**WHAT TO DO**
Every line of the listing that holds the word "GabPass" should be returned.

**RECORD EXCERPTS**
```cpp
template <int GAB, int EPF, int OUTK, int FMT, typename CT>
__global__ __launch_bounds__(128, kPcWaves) void k_fused_pc(DevFrame f, FilterParams P, int RH, int strips, int nwg) {
  __shared__ StripLds lds;
  const int lane = threadIdx.x & 63;
  const int wave = (int)(threadIdx.x >> 6);
  const float __attribute__((address_space(3)))* dither_lds = nullptr;
  if constexpr (OUTK == JXLHIP_OUT_PACKED) {
    __shared__ float s_dither[1024];
    if (P.fmt.sample_type == JXLHIP_SAMPLE_U8) {
      for (int i = threadIdx.x; i < 1024; i += 128) s_dither[i] = P.dither[i];
      __syncthreads();
    }
    dither_lds = (const float __attribute__((address_space(3)))*)s_dither;
  }
  const int per = (int)gridDim.x >> 3;
  const int logical = ((int)blockIdx.x & 7) * per + ((int)blockIdx.x >> 3);
  if (logical >= nwg) return;
  const int strip = logical % strips, chunk = logical / strips;
  const int W = (int)f.xsize;
  const int x_first = strip * kFusedUse;
  const int y_begin = (int)f.fy0 + chunk * RH;
  const int y_end = min(y_begin + RH, (int)f.fy1);
  if (x_first >= W || y_begin >= y_end) return;
  const int x0 = x_first - kFusedHalo;
  const int bc0 = x0 >> 3;
  const FrameArgs fa = (FrameArgs)__builtin_amdgcn_kernarg_segment_ptr();
  if (wave == 1) {
    __builtin_amdgcn_s_setprio(kProducerPrio);
    if constexpr (sizeof(CT) == 2) ProducePC2<MarchGeom<GAB, EPF>::HX>(fa, &lds, bc0, y_begin, y_end, ((int)f.ysize - 1) >> 3);
    else
      ProducePC<MarchGeom<GAB, EPF>::HX, CT>(fa, &lds, bc0, y_begin, y_end, ((int)f.ysize - 1) >> 3);
    return;
  }
  Lane L;
  L.gx = x0 + 2 * lane;
  L.dither = dither_lds;
  const int m0 = MirrorF(L.gx, W), m1 = MirrorF(L.gx + 1, W);
  int base = (m0 & ~1) - x0;
  base = base < 0 ? 0 : (base > kSlabCols - 2 ? kSlabCols - 2 : base);
  L.sel0 = m0 & 1;
  L.sel1 = m1 & 1;
  L.byte_off = 0;
  L.slab = (const float __attribute__((address_space(3)))*)lds.slab[0] + base;
  const bool edge = x0 < 0 || x0 + kSlabCols > W;
  const bool lane_in = lane >= kFusedHalo / 2 && lane < 64 - kFusedHalo / 2;
  L.out0 = lane_in && L.gx < W;
  L.out1 = lane_in && L.gx + 1 < W;
  const int gxc = L.gx < 0 ? 0 : (L.gx >= W ? W - 1 : L.gx);
  L.sx4 = (uint32_t)(gxc >> 3) * 4u;
  L.out_off = (uint32_t)(L.gx < 0 ? 0 : L.gx) * (OUTK == JXLHIP_OUT_LINEAR_RGB_F32 ? 12u : 4u);
  const int ix = gxc & 7;
  L.mul = v2f{ix == 0 ? P.bsm[1] : P.sm[1], ix == 6 ? P.bsm[1] : P.sm[1]};
  L.mul2 = v2f{ix == 0 ? P.bsm[2] : P.sm[2], ix == 6 ? P.bsm[2] : P.sm[2]};
  L.fix_left = L.gx == -2;
  L.fix_right_even = L.gx == W;
  L.fix_right_odd = L.gx == W - 1;
  const bool interior = (y_begin & 7) == 0 && ((y_end - y_begin) & 7) == 0 && y_begin >= 8 &&
                        y_end + 8 <= (int)f.ysize;
  if (interior) {
    if (edge) MarchPC<GAB, EPF, OUTK, FMT, true, true>(f, P, L, &lds, bc0, y_begin, y_end);
    else MarchPC<GAB, EPF, OUTK, FMT, false, true>(f, P, L, &lds, bc0, y_begin, y_end);
  } else {
    if (edge) MarchPC<GAB, EPF, OUTK, FMT, true, false>(f, P, L, &lds, bc0, y_begin, y_end);
    else MarchPC<GAB, EPF, OUTK, FMT, false, false>(f, P, L, &lds, bc0, y_begin, y_end);
  }
}

template <int GAB, int EPF, int OUTK, int FMT = -1>
void LaunchFusedPcT(const DevFrame& f, const FilterParams& p, hipStream_t st) {
  const unsigned strips = (f.xsize + kFusedUse - 1) / kFusedUse;
  const int RH = FusedRowsPC(strips, f.fy1 - f.fy0);
  const unsigned nwg = strips * ((f.fy1 - f.fy0 + RH - 1) / RH);
  const dim3 grid((nwg + 7) & ~7u);
  if (f.coeff_type == JXLHIP_COEFF_I16)
    hipLaunchKernelGGL((k_fused_pc<GAB, EPF, OUTK, FMT, int16_t>), grid, dim3(128), 0, st, f, p, RH, (int)strips, (int)nwg);
  else
    hipLaunchKernelGGL((k_fused_pc<GAB, EPF, OUTK, FMT, int32_t>), grid, dim3(128), 0, st, f, p, RH, (int)strips, (int)nwg);
}

}

bool FusedSupported(const DevFrame& f, int gab, int epf_iters, int output_kind) {
  (void)gab;
  if (epf_iters > 2) return false;
  if (output_kind == JXLHIP_OUT_PACKED) return false;
  if (f.xsize < 16 || f.ysize < 16) return false;
  const uint32_t tail = f.ysize & 7u;
  if (tail >= 1 && tail <= 3) return false;
  if ((f.fy0 & 7u) != 0) return false;
  if ((uint64_t)f.plane_tile_rows * f.tile_stride * 256u >= (1ull << 32)) return false;
  if ((uint64_t)f.xsg * f.ysg * f.coef_stride64 * 64u * (f.coeff_type == JXLHIP_COEFF_I16 ? 2u : 4u) >= (1ull << 32)) return false;
  return true;
}

bool LaunchFused(const DevFrame& f, const FilterParams& p, int gab, int epf_iters, int output_kind, hipStream_t st) {
  if (!FusedSupported(f, gab, epf_iters, output_kind)) return false;
#define JXLHIP_FUSED_PCX(G, E)                                    \
  if (gab == G && epf_iters == E) {                               \
    if (output_kind == 0) LaunchFusedPcT<G, E, 0>(f, p, st);      \
    else LaunchFusedPcT<G, E, 1>(f, p, st);                       \
    return true;                                                  \
  }
  JXLHIP_FUSED_PCX(1, 1)
  JXLHIP_FUSED_PCX(0, 0)
  JXLHIP_FUSED_PCX(0, 1)
  JXLHIP_FUSED_PCX(1, 0)
  JXLHIP_FUSED_PCX(0, 2)
  JXLHIP_FUSED_PCX(1, 2)
#undef JXLHIP_FUSED_PCX
  return false;
}

}
```

Before: 121,300.

## Add opt-in producer-side Gaborish pass in fused PC kernel; pad global loads with s_nop

Adds an env-gated mode (JXLHIP_FUSED_PREGAB, off by default) in which the producer wave applies the Gaborish smoothing to each decoded slab in LDS, so the consumer march skips its own Gaborish work and reads pre-filtered rows with a remapped slab index. This is meant to move filter arithmetic off the consumer wave and onto the producer, at the cost of an extra full vmcnt wait and LDS rewrites in the producer. Separately, every inline-asm global load in the fused producer now starts with an s_nop 4, which changes instruction timing on the default path as well.

```diff
diff --git a/libjxl_amd/csrc/context.h b/libjxl_amd/csrc/context.h
--- a/libjxl_amd/csrc/context.h
+++ b/libjxl_amd/csrc/context.h
@@ -337,6 +337,7 @@
   bool generic_filters = false;
   int mfma = -1;
   int fuse = -1;
+  int fused_pregab = -1;
   DevBuf<uint2> cell_info;
   bool profiling = false;
   std::vector<ProfMarkRec> marks;
diff --git a/libjxl_amd/csrc/context.hip b/libjxl_amd/csrc/context.hip
--- a/libjxl_amd/csrc/context.hip
+++ b/libjxl_amd/csrc/context.hip
@@ -115,6 +115,7 @@
     c->generic_filters = s.generic_filters.load();
     c->sparse_upload = s.sparse_upload.load();
     c->fuse = s.fuse.load();
+    c->fused_pregab = s.fused_pregab.load();
     c->mfma = s.mfma.load();
     c->prepare_once = s.prepare_once.load();
     const int ss = s.stage_slots.load();
@@ -527,7 +528,7 @@
     return JXLHIP_OK;
   }
   if (fused) {
-    if (!LaunchFused(f, fp, (int)c->p.lf.gab, (int)c->p.lf.epf_iters, (int)t.kind, c->stream))
+    if (!LaunchFused(f, fp, (int)c->p.lf.gab, (int)c->p.lf.epf_iters, (int)t.kind, c->fused_pregab, c->stream))
       return Fail(c, JXLHIP_ERR_STATE, "fused kernel refused a frame FusedSupported accepted");
     ProfMark(c, JXLHIP_KERNEL_FUSED);
       HIPCHK(c, hipGetLastError());
diff --git a/libjxl_amd/csrc/entropy.cc b/libjxl_amd/csrc/entropy.cc
--- a/libjxl_amd/csrc/entropy.cc
+++ b/libjxl_amd/csrc/entropy.cc
@@ -22,6 +22,7 @@
   g.generic_filters.store(filters && !strcmp(filters, "generic"));
   g.sparse_upload.store(num(getenv("JXLHIP_SPARSE_UPLOAD"), 1) != 0);
   g.fuse.store(force(getenv("JXLHIP_FUSE")));
+  g.fused_pregab.store(force(getenv("JXLHIP_FUSED_PREGAB")));
   g.mfma.store(force(getenv("JXLHIP_MFMA")));
   g.stage_slots.store(num(getenv("JXLHIP_STAGE_SLOTS"), Switches::kUnset));
   g.prepare_once.store(num(getenv("JXLHIP_PREPARE_ONCE"), 1) != 0);
diff --git a/libjxl_amd/csrc/env_switches.h b/libjxl_amd/csrc/env_switches.h
--- a/libjxl_amd/csrc/env_switches.h
+++ b/libjxl_amd/csrc/env_switches.h
@@ -21,6 +21,7 @@
   std::atomic<bool> generic_filters{false};
   std::atomic<bool> sparse_upload{true};
   std::atomic<int> fuse{-1};
+  std::atomic<int> fused_pregab{-1};
   std::atomic<int> mfma{-1};
   std::atomic<int> stage_slots{kUnset};
   std::atomic<bool> prepare_once{true};
diff --git a/libjxl_amd/csrc/filters_march.h b/libjxl_amd/csrc/filters_march.h
--- a/libjxl_amd/csrc/filters_march.h
+++ b/libjxl_amd/csrc/filters_march.h
@@ -80,6 +80,16 @@
   float ay = a.y;
   asm("v_fmac_f32_dpp %0, %1, %2 wave_shl:1 row_mask:0xf bank_mask:0xf bound_ctrl:1" : "+v"(ay) : "v"(p.x), "v"(w.y));
   return v2f{Scalar(__builtin_fmaf(w.x, p.y, a.x)), ay};
+}
+
+__device__ __forceinline__ v2f GabHs(v2f cur) {
+  return v2f{Scalar(FromLeft(cur.y) + cur.y), Scalar(FromRight(cur.x) + cur.x)};
+}
+__device__ __forceinline__ v2f GabRow(v2f above, v2f centre, v2f below, v2f hs_above, v2f hs_centre, v2f hs_below,
+                                      const float* w) {
+  const v2f sum1 = hs_centre + (above + below);
+  const v2f sum2 = hs_above + hs_below;
+  return Fma2(sum2, w[2], Fma2(sum1, w[1], centre * w[0]));
 }
 
 struct State {
@@ -115,6 +125,12 @@
 static constexpr int kSlabCols = 128;
 static constexpr int kSlabPlaneFloats = 8 * kSlabCols;
 static constexpr int kSlabBytes = 3 * kSlabPlaneFloats * 4;
+
+template <int PREGAB>
+__device__ __forceinline__ int SlabRowOfStep(int r, int H, int slab_y0) {
+  if constexpr (PREGAB) return (Mirror1(r - 1, H) + 1 - slab_y0) & 7;
+  else return Mirror1(r, H) - slab_y0;
+}
 
 template <bool EDGE>
 __device__ __forceinline__ v2f LdsPair(const Lane& L, int c, int row) {
@@ -275,17 +291,19 @@
 }
 
 enum StepKnown : int { kStepGeneric = 0, kStepInterior = 1, kStepEmit = 2, kStepFirst = 4 };
-template <int GAB, int EPF, int OUTK, int FMT, int PH, bool EDGE, int SRC = SRC_PLANES, int KNOWN = kStepGeneric>
+template <int GAB, int EPF, int OUTK, int FMT, int PH, bool EDGE, int SRC = SRC_PLANES, int KNOWN = kStepGeneric,
+          int PREGAB = 0>
 __device__ __forceinline__ void Step(State& s, int r, const DevFrame& f, const FilterParams& P,
                                      Lane& L, int prefetch_last_row, int y_begin, int y_end,
                                      float& inv_sigma_blk, float& inv_sigma_blk2, char* out_row, const XybConsts& K,
                                      int slab_y0 = 0, float sigma_pre = 0.0f, float sigma_prev = 0.0f) {
   constexpr int S0 = PH & 3, S1 = (PH + 3) & 3, S2 = (PH + 2) & 3;
   constexpr int X0 = PH & 7, X1 = (PH + 7) & 7, X2 = (PH + 6) & 7, X3 = (PH + 5) & 7;
+  static_assert(!PREGAB || (GAB && SRC == SRC_LDS), "PREGAB: Gaborish applied by the fused kernel's producing wave");
   const int H = (int)f.ysize;
   if constexpr (SRC == SRC_LDS) {
     if constexpr (PH < 7) {
-      const int nrow = (KNOWN & kStepInterior) ? PH + 1 : Mirror1(r + 1, H) - slab_y0;
+      const int nrow = (KNOWN & kStepInterior) ? PH + 1 : SlabRowOfStep<PREGAB>(r + 1, H, slab_y0);
 #pragma unroll
       for (int c = 0; c < 3; c++) s.x[c][(PH + 1) & 7] = LdsPair<EDGE>(L, c, nrow);
     }
@@ -301,14 +319,11 @@
     }
   }
   v2f gq[3];
-  if constexpr (GAB) {
+  if constexpr (GAB && !PREGAB) {
 #pragma unroll
     for (int c = 0; c < 3; c++) {
-      const v2f cur = s.x[c][X0];
-      s.hs[c][S0] = v2f{Scalar(FromLeft(cur.y) + cur.y), Scalar(FromRight(cur.x) + cur.x)};
-      const v2f sum1 = s.hs[c][S1] + (s.x[c][X2] + cur);
-      const v2f sum2 = s.hs[c][S2] + s.hs[c][S0];
-      gq[c] = Fma2(sum2, P.gab_w[c][2], Fma2(sum1, P.gab_w[c][1], s.x[c][X1] * P.gab_w[c][0]));
+      s.hs[c][S0] = GabHs(s.x[c][X0]);
+      gq[c] = GabRow(s.x[c][X2], s.x[c][X1], s.x[c][X0], s.hs[c][S2], s.hs[c][S1], s.hs[c][S0], P.gab_w[c]);
     }
   } else {
 #pragma unroll
@@ -320,9 +335,9 @@
   v2f gq1[3], gq2[3], gq3[3];
 #pragma unroll
   for (int c = 0; c < 3; c++) {
-    gq1[c] = GAB ? s.g[c][Q1] : s.x[c][X1];
-    gq2[c] = GAB ? s.g[c][Q2] : s.x[c][X2];
-    gq3[c] = GAB ? s.g[c][Q3] : s.x[c][X3];
+    gq1[c] = (GAB && !PREGAB) ? s.g[c][Q1] : s.x[c][X1];
+    gq2[c] = (GAB && !PREGAB) ? s.g[c][Q2] : s.x[c][X2];
+    gq3[c] = (GAB && !PREGAB) ? s.g[c][Q3] : s.x[c][X3];
   }
   v2f outv[3];
   int o;
@@ -333,7 +348,7 @@
       for (int c = 0; c < 3; c++) {
         dvert[c] = gq1[c] - gq[c];
         dhor[c] = v2f{Scalar(FromLeft(gq[c].y) - gq[c].x), Scalar(gq[c].x - gq[c].y)};
-        if constexpr (GAB) s.g[c][Q0] = gq[c];
+        if constexpr (GAB && !PREGAB) s.g[c][Q0] = gq[c];
       }
       s.du[Q0] = AbsScaleSum(dvert, P);
       s.dl[Q0] = AbsScaleSum(dhor, P);
diff --git a/libjxl_amd/csrc/fused_pc.h b/libjxl_amd/csrc/fused_pc.h
--- a/libjxl_amd/csrc/fused_pc.h
+++ b/libjxl_amd/csrc/fused_pc.h
@@ -296,17 +296,17 @@
 }
 __device__ __forceinline__ u4v AsmLoad4S(const char* base, uint32_t off) {
   u4v r;
-  asm volatile("global_load_dwordx4 %0, %1, %2" : "=v"(r) : "v"(off), "s"(base) : "memory");
+  asm volatile("s_nop 4\n\tglobal_load_dwordx4 %0, %1, %2" : "=v"(r) : "v"(off), "s"(base) : "memory");
   return r;
 }
 __device__ __forceinline__ u2v AsmLoad2S(const char* base, uint32_t off) {
   u2v r;
-  asm volatile("global_load_dwordx2 %0, %1, %2" : "=v"(r) : "v"(off), "s"(base) : "memory");
+  asm volatile("s_nop 4\n\tglobal_load_dwordx2 %0, %1, %2" : "=v"(r) : "v"(off), "s"(base) : "memory");
   return r;
 }
 __device__ __forceinline__ uint32_t AsmLoad1S(const char* base, uint32_t off) {
   uint32_t r;
-  asm volatile("global_load_dword %0, %1, %2" : "=v"(r) : "v"(off), "s"(base) : "memory");
+  asm volatile("s_nop 4\n\tglobal_load_dword %0, %1, %2" : "=v"(r) : "v"(off), "s"(base) : "memory");
   return r;
 }
 
@@ -446,8 +446,56 @@
   }
 }
 
-template <int HX>
-__device__ __forceinline__ void ProducePC2(FrameArgs fa, StripLds* w, int bc0, int y_begin, int y_end, int nb_last) {
+template <bool EDGE>
+__device__ __forceinline__ void GabPass(const FilterParams& P, const Lane& L0, int buffer, int nb, int rows, bool refill,
+                                        v2f (&up2)[3], v2f (&up1)[3]) {
+  Lane L;
+  L.slab = L0.slab + buffer * (3 * kSlabPlaneFloats);
+  L.sel0 = L0.sel0, L.sel1 = L0.sel1;
+  L.out0 = L0.out0, L.out1 = L0.out1;
+  v2f hs2[3], hs1[3];
+#pragma unroll
+  for (int c = 0; c < 3; c++) {
+    hs2[c] = GabHs(up2[c]);
+    hs1[c] = GabHs(up1[c]);
+  }
+#pragma unroll
+  for (int k = 0; k < 8; k++) {
+    v2f cur[3];
+#pragma unroll
+    for (int c = 0; c < 3; c++) cur[c] = k < rows ? LdsPair<EDGE>(L, c, k) : up1[c];
+    if (k == 0 && nb == 0) {
+#pragma unroll
+      for (int c = 0; c < 3; c++) {
+        up1[c] = cur[c];
+        hs1[c] = GabHs(cur[c]);
+      }
+    }
+#pragma unroll
+    for (int c = 0; c < 3; c++) {
+      const v2f below = (k == 0 && refill) ? up1[c] : cur[c];
+      const v2f hs0 = GabHs(below);
+      const v2f g = GabRow(up2[c], up1[c], below, hs2[c], hs1[c], hs0, P.gab_w[c]);
+      typedef v2f __attribute__((address_space(3))) * P2;
+      LdsF* dst = (LdsF*)L.slab + c * kSlabPlaneFloats + k * kSlabCols;
+      if constexpr (!EDGE) {
+        *(P2)dst = g;
+      } else if (L.out1) {
+        *(P2)dst = g;
+      } else if (L.out0) {
+        *dst = g.x;
+      }
+      up2[c] = up1[c];
+      hs2[c] = hs1[c];
+      up1[c] = cur[c];
+      hs1[c] = (k == 0 && refill) ? GabHs(cur[c]) : hs0;
+    }
+  }
+}
+
+template <int HX, int PREGAB = 0, bool EDGE = false>
+__device__ __forceinline__ void ProducePC2(FrameArgs fa, StripLds* w, int bc0, int y_begin, int y_end, int nb_last,
+                                           const FilterParams* P = nullptr, const Lane* L = nullptr) {
   const int lane = threadIdx.x & 63;
   const int r_first = HX ? y_begin - 8 : y_begin;
   const int G = PcGroups<HX>(y_begin, y_end);
@@ -468,6 +516,9 @@
   PcGroupRegs A, B;
   PcNext n0, n1;
   uint32_t sg_a = 0, sg_b = 0;
+  v2f up2[3] = {v2f{0.0f, 0.0f}, v2f{0.0f, 0.0f}, v2f{0.0f, 0.0f}}, up1[3] = {v2f{0.0f, 0.0f}, v2f{0.0f, 0.0f}, v2f{0.0f, 0.0f}};
+  int nb_prev = -1;
+  const int H = PREGAB ? (int)fa->ysize : 0;
   PcRequest(K, n0, group_nb(0), bc0);
   asm volatile("s_waitcnt vmcnt(0)" ::: "memory");
   PcLanded(n0);
@@ -484,6 +535,11 @@
     sg_nxt = nn.sg;
     PcRequest(K, nn, group_nb(g + 2), bc0);
     PcDecode(K, slab, CUR, tab);
+    if constexpr (PREGAB) {
+      asm volatile("s_waitcnt vmcnt(0)" ::: "memory");
+      GabPass<EDGE>(*P, *L, g & 1, CUR.nb, H - 8 * CUR.nb, CUR.nb == nb_prev && CUR.nb == nb_last, up2, up1);
+      nb_prev = CUR.nb;
+    }
     if (lane < 16) ((LdsU*)w->sigma[g & 1])[lane] = sg_cur;
     PcBarrierProducer();
     PcLanded(NXT);
diff --git a/libjxl_amd/csrc/kernels.h b/libjxl_amd/csrc/kernels.h
--- a/libjxl_amd/csrc/kernels.h
+++ b/libjxl_amd/csrc/kernels.h
@@ -60,7 +60,7 @@
 void LaunchMfma16(const DevFrame& f, const WorkLists& wl, uint32_t cells, hipStream_t st);
 
 bool FusedSupported(const DevFrame& f, int gab, int epf_iters, int output_kind);
-bool LaunchFused(const DevFrame& f, const FilterParams& p, int gab, int epf_iters, int output_kind,
+bool LaunchFused(const DevFrame& f, const FilterParams& p, int gab, int epf_iters, int output_kind, int pregab,
                  hipStream_t st);
 bool FusedEpf0Supported(const DevFrame& f, int gab);
 bool LaunchFusedEpf0(const DevFrame& f, const FilterParams& p, int gab, float* const dst[3], hipStream_t st);
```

**SOLUTION TO THIS TASK**
+__device__ __forceinline__ void GabPass(const FilterParams& P, const Lane& L0, int buffer, int nb, int rows, bool refill,
+      GabPass<EDGE>(*P, *L, g & 1, CUR.nb, H - 8 * CUR.nb, CUR.nb == nb_prev && CUR.nb == nb_last, up2, up1);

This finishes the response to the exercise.